Nos EUA, igreja alega que Conselho negou construção de escola por perseguição religiosa

Circula em sites religiosos a notícia de que o governo estadunidense teria desaprovado um projeto de construção de uma escola privada cristã, ligada à Igreja hispânica Vida Real. O fato teria ocorrido na cidade de Somerville, em Massachusetts (EUA), e de acordo com as publicações, o impedimento para a abertura do colégio teve como base perseguição religiosa e étnico-racial. Ainda segundo a informação em circulação, o motivo do veto se deu por conta das crenças da igreja em relação a assuntos como ciência, sexualidade e saúde mental.

Os Estados Unidos proíbem escolas religiosas?

Nos Estados Unidos, escolas privadas podem, sim, ter ligações com instituições religiosas. A regulação e secularização do ensino se detêm apenas ao ensino público. O programa educacional público prevê autonomia para que cada estado possa construir sua base comum curricular, desde que siga os princípios legais estabelecidos pela Constituição estadunidense. Dentre eles, encontra-se a Primeira Emenda, que trata da separação entre Estado e religião:

 O Congresso não legislará no sentido de estabelecer uma religião, ou proibindo o livre exercício dos cultos; ou cerceando a liberdade de palavra, ou de imprensa, ou o direito do povo de se reunir pacificamente, e de dirigir ao Governo petições para a reparação de seus agravos. [p.07]

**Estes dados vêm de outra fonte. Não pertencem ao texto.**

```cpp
// ... 365 lines not shown
    c1_issue(st, j);
    if constexpr (PIPE) asm volatile("s_waitcnt lgkmcnt(0)" : "+v"(st.w0), "+v"(st.w1), "+v"(st.w2), "+v"(st.w3));
    c1_mfma(st, std::integral_constant<int, 0>{});
    c1_relu(st, j, std::integral_constant<int, 0>{});
    c1_store(st, ringblk, std::integral_constant<int, 0>{});
    c1_mfma(st, std::integral_constant<int, 1>{});
    c1_relu(st, j, std::integral_constant<int, 1>{});
    c1_store(st, ringblk, std::integral_constant<int, 1>{});
  };
  auto produce_fresh = [&](int j, int ringblk) {
#if DFA_C123_CARRY
    produce_cy(j, ringblk, std::true_type{});
    return;
#endif
    C1State st;
    c1_issue(st, j);
    if constexpr (PIPE) asm volatile("s_waitcnt lgkmcnt(0)" : "+v"(st.w0), "+v"(st.w1), "+v"(st.w2), "+v"(st.w3));
    c1_mfma(st, std::integral_constant<int, 0>{});
    c1_relu(st, j, std::integral_constant<int, 0>{});
    c1_store_fresh(st, ringblk, std::integral_constant<int, 0>{});
    c1_mfma(st, std::integral_constant<int, 1>{});
    c1_relu(st, j, std::integral_constant<int, 1>{});
    c1_store_fresh(st, ringblk, std::integral_constant<int, 1>{});
  };

  const int col = f0 - 1 + r;
  bool col_ok = col >= 0 && col < W;
  const int a2_dst = r * CPB;
  const int a2_sw = r & 6;
  auto lds_drain = [&]() { if constexpr (PIPE) asm volatile("s_waitcnt lgkmcnt(0)" ::: "memory"); };
  auto barrier = [&]() { lds_drain(); __syncthreads(); };

  barrier();
  x_load(0); x_store(0);
  x_load(1); x_store(1);
  barrier();
  produce_now(0, 0);
  produce_now(1, 1);
  barrier();
  x_load(2); x_store(0);
  barrier();

  auto unit = [&](auto ph_c, auto rp_c, int it) {
    constexpr int PH = decltype(ph_c)::value, RPI = decltype(rp_c)::value;
    f32x16_t acc0, acc1;
    constexpr int NR = 12 * NKG;
    constexpr int S_RELU0 = 9 * NKG + 2;
    constexpr int S_BAR = 4;
    constexpr int C_MFMA = 5, C_XLOAD = 7, C_RELU = 10, C_MFMA1 = 11, C_STORE = 13, C_RELU1 = 17, C_XSTORE = 19, C_STORE1 = 21;
    constexpr int NWR = CARRY ? 2 : 4;
    constexpr int N_STORE = CARRY ? 6 : 2, C_CARRY = C_STORE + PF;
    static_assert(C_CARRY == C_RELU1 && C_CARRY + PF - 1 < C_STORE1 + PF - 1 && C_CARRY < NR, "");
    u32x4_t xbuf[PF];
    C1State c1;
#if DFA_C123_CARRY
    u32x4_t cy0, cy2;
#endif
    auto step = [&](auto s_c) {
      constexpr int s = decltype(s_c)::value;
      if constexpr (s < NR) {
        constexpr int i = s / (3 * NKG), dx = (s / NKG) % 3, kg = s % NKG;
        constexpr int ringrow = (BR * PH + 2 * RPI + i) % (3 * BR);
        xbuf[s % PF] = lds_frag<ringrow * ROWB, PIPE>(plds + (xa[dx] ^ (kg << 5)));
        if constexpr (s == S_BAR) {
          if constexpr (PIPE) asm volatile("s_barrier" ::: "memory");
          else __syncthreads();
          c1_issue(c1, it + 2);
        }
      }
      if constexpr (s >= PF - 1) {
        constexpr int c = s - (PF - 1);
        constexpr int i = c / (3 * NKG), dx = (c / NKG) % 3, kg = c % NKG;
        constexpr int young_r = (NR - 1 - c) < (PF - 1) ? (NR - 1 - c) : (PF - 1);
        constexpr int C_ST2 = CARRY ? C_CARRY : C_STORE1;
// ... 416 lines not shown
```

deep-fake-audio-classifier_amd/csrc/dfa_internal.h:

```cpp
#pragma once
#include <hip/hip_runtime.h>
#include <stdint.h>
#include <stdarg.h>
#include <stdio.h>
#include <string.h>

#include <algorithm>
#include <vector>

#include "../../include/dfa_hip.h"
#include "conv3x3_mfma.h"
#include "conv123_host.h"
#include "rng.h"

namespace dfa {

constexpr float kBnEps = 1e-5f;

constexpr int kMaxSlots = 16;
constexpr int kEventsPerSlot = 256;

struct SlotTimer {
  std::vector<hipEvent_t> start, stop;
  int used = 0;
// ... 82 lines not shown
struct DlqState {
  const float* p[DFA_DLQ_NPARAMS] = {nullptr};
  bool have_params = false;
  bool prepared = false;
  int in_ch = 0;
  void* packed = nullptr;
  void* w[3] = {nullptr, nullptr, nullptr};
  float* b[3] = {nullptr, nullptr, nullptr};
  void* train_packed = nullptr;
  void* tw[5] = {nullptr, nullptr, nullptr, nullptr, nullptr};
  int tw_in_ch = 0;
  int train_B = 0, train_T = 0;
  DropCfg train_drop{};
};

}

struct dfa_ctx {
  int device = 0;
  hipStream_t stream = nullptr;
  char err[512] = {0};
  void* zero_page = nullptr;
  dfa::BnSync bn_sync;
  int block3_m16 = 1;
  int fuse_conv1 = 1;
  int fuse_blocks123 = 1;
  int persist123 = 1;
  int carry_a1 = 1;
  int phase123 = 1;
  int last_conv123_phase = 0;
  int last_conv123_form = 0;
  int num_cus = 0;
  int lds_pipe = 1;
  int time_split = -1;
  int conv1_bwd_fused = 1;
  int conv1_mfma = 1;
  int dgrad_m16 = 1;
  int cae_enc1_mfma = 1;
  int cae_enc_dma = 1;
  int cae_dgrad_mfma = 1;
  int cae_conv_stats = 1;
  int cae_bwd_fold = 1;
  int cae_enc4_wide = 1;
  int cae_dec_fused = 1;
  int cnn1d_train_x3 = 1;
  int cnn1d_fused = 1;
  int clock_probe = 0;
  long long* clock_buf = nullptr;
  float* aug_keep = nullptr;
  int aug_keep_cap = 0, aug_keep_slot = 0;
  float* mse_partial = nullptr;
  double* clip_partial = nullptr;
  static constexpr int kRaggedSlots = 4;
  int32_t* ragged_host = nullptr;
  size_t ragged_cap = 0;
  int ragged_slot = 0;
  hipEvent_t ragged_done[kRaggedSlots] = {};
  int conv_dma = -1;
  dfa::Cnn2dState cnn2d;
  dfa::Cnn1dState cnn1d;
  dfa::CaeState cae;
  dfa::DlqState dlq;
  unsigned timing = 0;
  dfa::SlotTimer slots[dfa::kMaxSlots];
};

// ... 28 lines not shown
    if ((int)t.start.size() <= t.used) {
      hipEvent_t a, b;
      if (hipEventCreate(&a) != hipSuccess || hipEventCreate(&b) != hipSuccess) return;
      t.start.push_back(a);
      t.stop.push_back(b);
    }
    idx = t.used++;
    (void)hipEventRecord(t.start[idx], ctx->stream);
  }
  ~ScopedSlot() {
    if (idx >= 0) (void)hipEventRecord(ctx->slots[slot].stop[idx], ctx->stream);
  }
};

hipError_t launch_fold_conv1(const float* w, const float* b, const float* g, const float* beta, const float* mean,
                             const float* var, float* w1, float* b1, int cout, hipStream_t s);
hipError_t launch_fold_pack_conv3x3(const float* w, const float* b, const float* g, const float* beta,
                                    const float* mean, const float* var, int cin_total, int cin_off, int cin, int cout,
                                    int prec, uint4* wpack, float* bias, hipStream_t s, int fold = 1,
                                    float post_scale = 1.0f);
hipError_t launch_pack_conv3x3_dgrad(const float* w, int cin, int cout, int co_off, int co_n, int prec, uint4* wpack,
                                     float* bias, hipStream_t s);
hipError_t launch_fold_pack_convt2x2(const float* w, const float* b, const float* g, const float* beta,
                                     const float* mean, const float* var, int cin, int cout, int prec, uint4* wpack,
                                     float* bias, hipStream_t s, int fold = 1);
hipError_t launch_gemm_tn_bf16(const void* X, const void* Z, float* partial, size_t partial_floats, int M, int N, int K,
                               int* nparts, hipStream_t s);
hipError_t launch_gemm_f32(int a_bf16, const void* A, int64_t sam, int64_t sak, int b_bf16, const void* Bm, int64_t sbk,
                           int64_t sbn, float* C, int M, int N, int K, int ksplit, hipStream_t s);
hipError_t launch_conv1(const void* x, int x_dtype, int64_t sb, int64_t st, int64_t sf, const float* w1,
                        const float* b1, void* out, int out_prec, int B, int T, int F, hipStream_t s,
                        const DropCfg* drop = nullptr, const AugCfg* aug = nullptr);
hipError_t launch_linear(const float* emb, const float* w, const float* bias, float* logits, int B, int K,
                         hipStream_t s);
hipError_t launch_emb_reduce(const float* parts, int nparts, size_t stride, size_t n, float inv_h, float* out, hipStream_t s);
hipError_t launch_emb_reduce_ragged(const float* parts, size_t stride, int per_b, const int* tab, int B, float* out, hipStream_t s);
hipError_t launch_fold_conv1d(const float* w, const float* b, const float* g, const float* beta, const float* mean,
                              const float* var, float* wf, float* bf, int cin, int cout, hipStream_t s);
hipError_t launch_cae_enc1_mfma(const void* x, int x_dtype, int64_t sb, int64_t st, int64_t sf, const float* mu, const float* sigma,
                                const uint4* c1pack, const float* c1bias, void* out, int B, int T, int F, hipStream_t s);
hipError_t launch_cae_enc1_mfma_ragged(const void* x, int x_dtype, int64_t sb, int64_t st, int64_t sf, const float* mu, const float* sigma,
                                       const uint4* c1pack, const float* c1bias, void* out, int B, int T, int F, const int* tab,
                                       hipStream_t s);
hipError_t launch_pack_cae_enc1_mfma(const float* w1, const float* b1, uint4* pack, float* bias, hipStream_t s);
int cae_dec_fused_tiles(int H4, int W4);
hipError_t launch_cae_opad_consts(const float* b2, const uint4* wp3, const float* b3, const float* w4, const float* b4, float* cst,
                                  hipStream_t s);
hipError_t launch_cae_dec_fused(const void* lat, const uint4* wp1, const float* b1, const uint4* wp2, const float* b2, const uint4* wp3,
                                const float* b3, const float* w4, const float* b4, const uint4* w4pack, const float* cst, const void* x,
                                int x_dtype, int64_t sb, int64_t st, int64_t sf, const float* mu, const float* sigma, float* recon,
                                float* partial, int B, int H4, int W4, int T, int F, hipStream_t s, long long* stamps = nullptr);
hipError_t launch_cae_dec_fused_ragged(const void* lat, const uint4* wp1, const float* b1, const uint4* wp2, const float* b2,
                                       const uint4* wp3, const float* b3, const float* w4, const float* b4, const uint4* w4pack,
                                       const float* cst, const void* x, int x_dtype, int64_t sb, int64_t st, int64_t sf, const float* mu,
                                       const float* sigma, float* partial, int B, int H4, int W4, int T, int F, const int* tab,
                                       hipStream_t s);
bool cae_dec_fused_supports(int T, int F, int64_t st, int64_t sf);
hipError_t launch_pack_cae_dec4(const float* w4, uint4* pack, hipStream_t s);
hipError_t launch_cae_mse_finalize(const float* partial, int nblk, float inv_n, float* mse, int B, hipStream_t s);
hipError_t launch_cae_mse_finalize_ragged(const float* partial, int nblk, const int* tab, float* mse, int B, hipStream_t s);
int cnn1d_fused_ncp_pad(int cin, int layer);
size_t cnn1d_fused_pack_floats(int cin, int cout, int layer);
bool cnn1d_fused_supports(int T);
hipError_t launch_pack_cnn1d_fused(const float* wf, float* wp, int cin, int cout, int layer, hipStream_t s);
hipError_t launch_cnn1d_fused(const float* x, int64_t sb, int64_t st, int64_t sf, const float* wp1, const float* b1, const float* wp2,
                              const float* b2, const float* wp3, const float* b3, const float* cw, const float* cb, float* logits, int B,
                              int T, int F, hipStream_t s, long long* stamps = nullptr);
// ... 229 lines not shown
```

deep-fake-audio-classifier_amd/csrc/linear.hip:

```cpp
#include "dfa_internal.h"

namespace dfa {

__global__ __launch_bounds__(256) void linear1_kernel(const float* __restrict__ emb, const float* __restrict__ w,
                                                      const float* __restrict__ bias, float* __restrict__ logits,
                                                      int K) {
  __shared__ float part[4];
  const int b = blockIdx.x, tid = threadIdx.x;
  const float* e = emb + (size_t)b * K;
  float acc = 0.f;
  const int K4 = ((((uintptr_t)e | (uintptr_t)w) & 15) == 0) ? (K >> 2) : 0;
  for (int j = tid; j < K4; j += 256) {
    const float4 ev = reinterpret_cast<const float4*>(e)[j], wv = reinterpret_cast<const float4*>(w)[j];
    acc = fmaf(ev.x, wv.x, acc);
    acc = fmaf(ev.y, wv.y, acc);
    acc = fmaf(ev.z, wv.z, acc);
    acc = fmaf(ev.w, wv.w, acc);
  }
  for (int j = 4 * K4 + tid; j < K; j += 256) acc = fmaf(e[j], w[j], acc);
#pragma unroll
  for (int off = 32; off > 0; off >>= 1) acc += __shfl_down(acc, off, 64);
  if ((tid & 63) == 0) part[tid >> 6] = acc;
  __syncthreads();
  if (tid == 0) logits[b] = ((part[0] + part[1]) + (part[2] + part[3])) + bias[0];
}

hipError_t launch_linear(const float* emb, const float* w, const float* bias, float* logits, int B, int K,
                         hipStream_t s) {
  hipLaunchKernelGGL(linear1_kernel, dim3(B), dim3(256), 0, s, emb, w, bias, logits, K);
  return hipGetLastError();
}

__global__ __launch_bounds__(256) void emb_reduce_kernel(const float* __restrict__ parts, int nparts, size_t stride, size_t n,
                                                         float inv_h, float* __restrict__ out) {
  const size_t i = ((size_t)blockIdx.x * 256 + threadIdx.x) * 4;
  if (i + 3 < n) {
    float4 v = make_float4(0.f, 0.f, 0.f, 0.f);
    for (int k = 0; k < nparts; ++k) {
      const float4 p = *reinterpret_cast<const float4*>(parts + (size_t)k * stride + i);
      v.x += p.x; v.y += p.y; v.z += p.z; v.w += p.w;
    }
    *reinterpret_cast<float4*>(out + i) = make_float4(v.x * inv_h, v.y * inv_h, v.z * inv_h, v.w * inv_h);
  } else {
    for (size_t j = i; j < n; ++j) {
      float v = 0.f;
      for (int k = 0; k < nparts; ++k) v += parts[(size_t)k * stride + j];
      out[j] = v * inv_h;
    }
  }
}

hipError_t launch_emb_reduce(const float* parts, int nparts, size_t stride, size_t n, float inv_h, float* out, hipStream_t s) {
  const size_t nthreads = (n + 3) / 4;
  hipLaunchKernelGGL(emb_reduce_kernel, dim3((unsigned)((nthreads + 255) / 256)), dim3(256), 0, s, parts, nparts, stride, n, inv_h, out);
  return hipGetLastError();
}

__global__ __launch_bounds__(256) void emb_reduce_ragged_kernel(const float* __restrict__ parts, size_t stride, int per_b,
                                                                const int* __restrict__ tab, int B, float* __restrict__ out) {
  const size_t i = ((size_t)blockIdx.x * 256 + threadIdx.x) * 4;
  if (i >= (size_t)B * per_b) return;
  const int b = (int)(i / per_b);
// ... 19 lines not shown
```

deep-fake-audio-classifier_amd/csrc/train_api.hip:

```cpp
#include "train_host.h"
#include "trace.h"

using namespace dfa;

namespace {

struct TrainPlan {
  int H1, H2;
  size_t a1, z2, a2, z3, emb, demb, msum, dz3, da2, dz2, da1, raw, stats, sums, partial, partial_bytes, total;
};
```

Seguindo essa Emenda, o Estado não deve intervir diretamente sobre o estabelecimento, ou mesmo proibição, do exercício religioso. Assim, o governo fica impedido de determinar uma religião oficial ou realizar interferências nas religiões, desde que sejam “privadas”. Em 1940 a Suprema Corte norte-americana decretou que não apenas o Governo Federal, como os estaduais e municipais devem acatar a decisão de um ensino público secularizado. De acordo com a decisão, o texto bíblico poderia continuar sendo lido nas escolas, se feito dentro de motivações seculares, sem o propósito de evangelizar: Defende-se que o objetivo primário de uma instituição deve ser aquele que não promova nem inibe a religião, e não devendo promover “envolvimento excessivo do governo com a religião”.

Contudo, escolas privadas se encontram fora das regularidades da primeira emenda, por se tratarem de instituições privadas. Elas podem, mesmo hoje, ter relações com instituições religiosas. Exige-se, no entanto, que o plano educacional da escola seja submetido e aprovado por órgãos educacionais regionais, a fim de manter a qualidade do ensino. Como resultado de pesquisa associada ao Pew Research Center, o pesquisador Gregory A. Smith, em seu livro  “Fé + Liberdade: religião nos EUA,  aponta que:

As escolas públicas formavam um número cada vez maior de jovens americanos, mas os cidadãos continuavam livres para enviar seus filhos — normalmente os meninos — para escolas dirigidas por denominações religiosas. Os católicos frequentemente construíam escolas paroquiais. Outras religiões seguiram o exemplo, fundando escolas que refletiam seus valores. Hoje, muitas congregações oferecem instrução religiosa suplementar para os alunos que frequentam a escola pública. As igrejas oferecem “escola dominical” ou aulas de catecismo. As mesquitas e as sinagogas oferecem oportunidades semelhantes para os americanos muçulmanos e judeus. Várias universidades americanas respeitadas começaram como faculdades religiosas. Entre as mais antigas está a Universidade de Princeton, fundada em 1746.  [p.38]

A decisão do Supremo Tribunal, 1940, se dirige majoritariamente para as escolas públicas. Ainda de acordo com o livro “Fé + Liberdade: religião nos EUA”, instituições de educação particulares podem exercer sua liberdade religiosa desde que respeitem os princípios constitucionais, como a defesa da liberdade de expressão individual e o direito ao culto e ao credo. Isto é, “Os alunos, no entanto, podem orar voluntariamente, sozinhos ou em grupos, desde que não obriguem outros a participar da oração e que não perturbem a escola” [p.39].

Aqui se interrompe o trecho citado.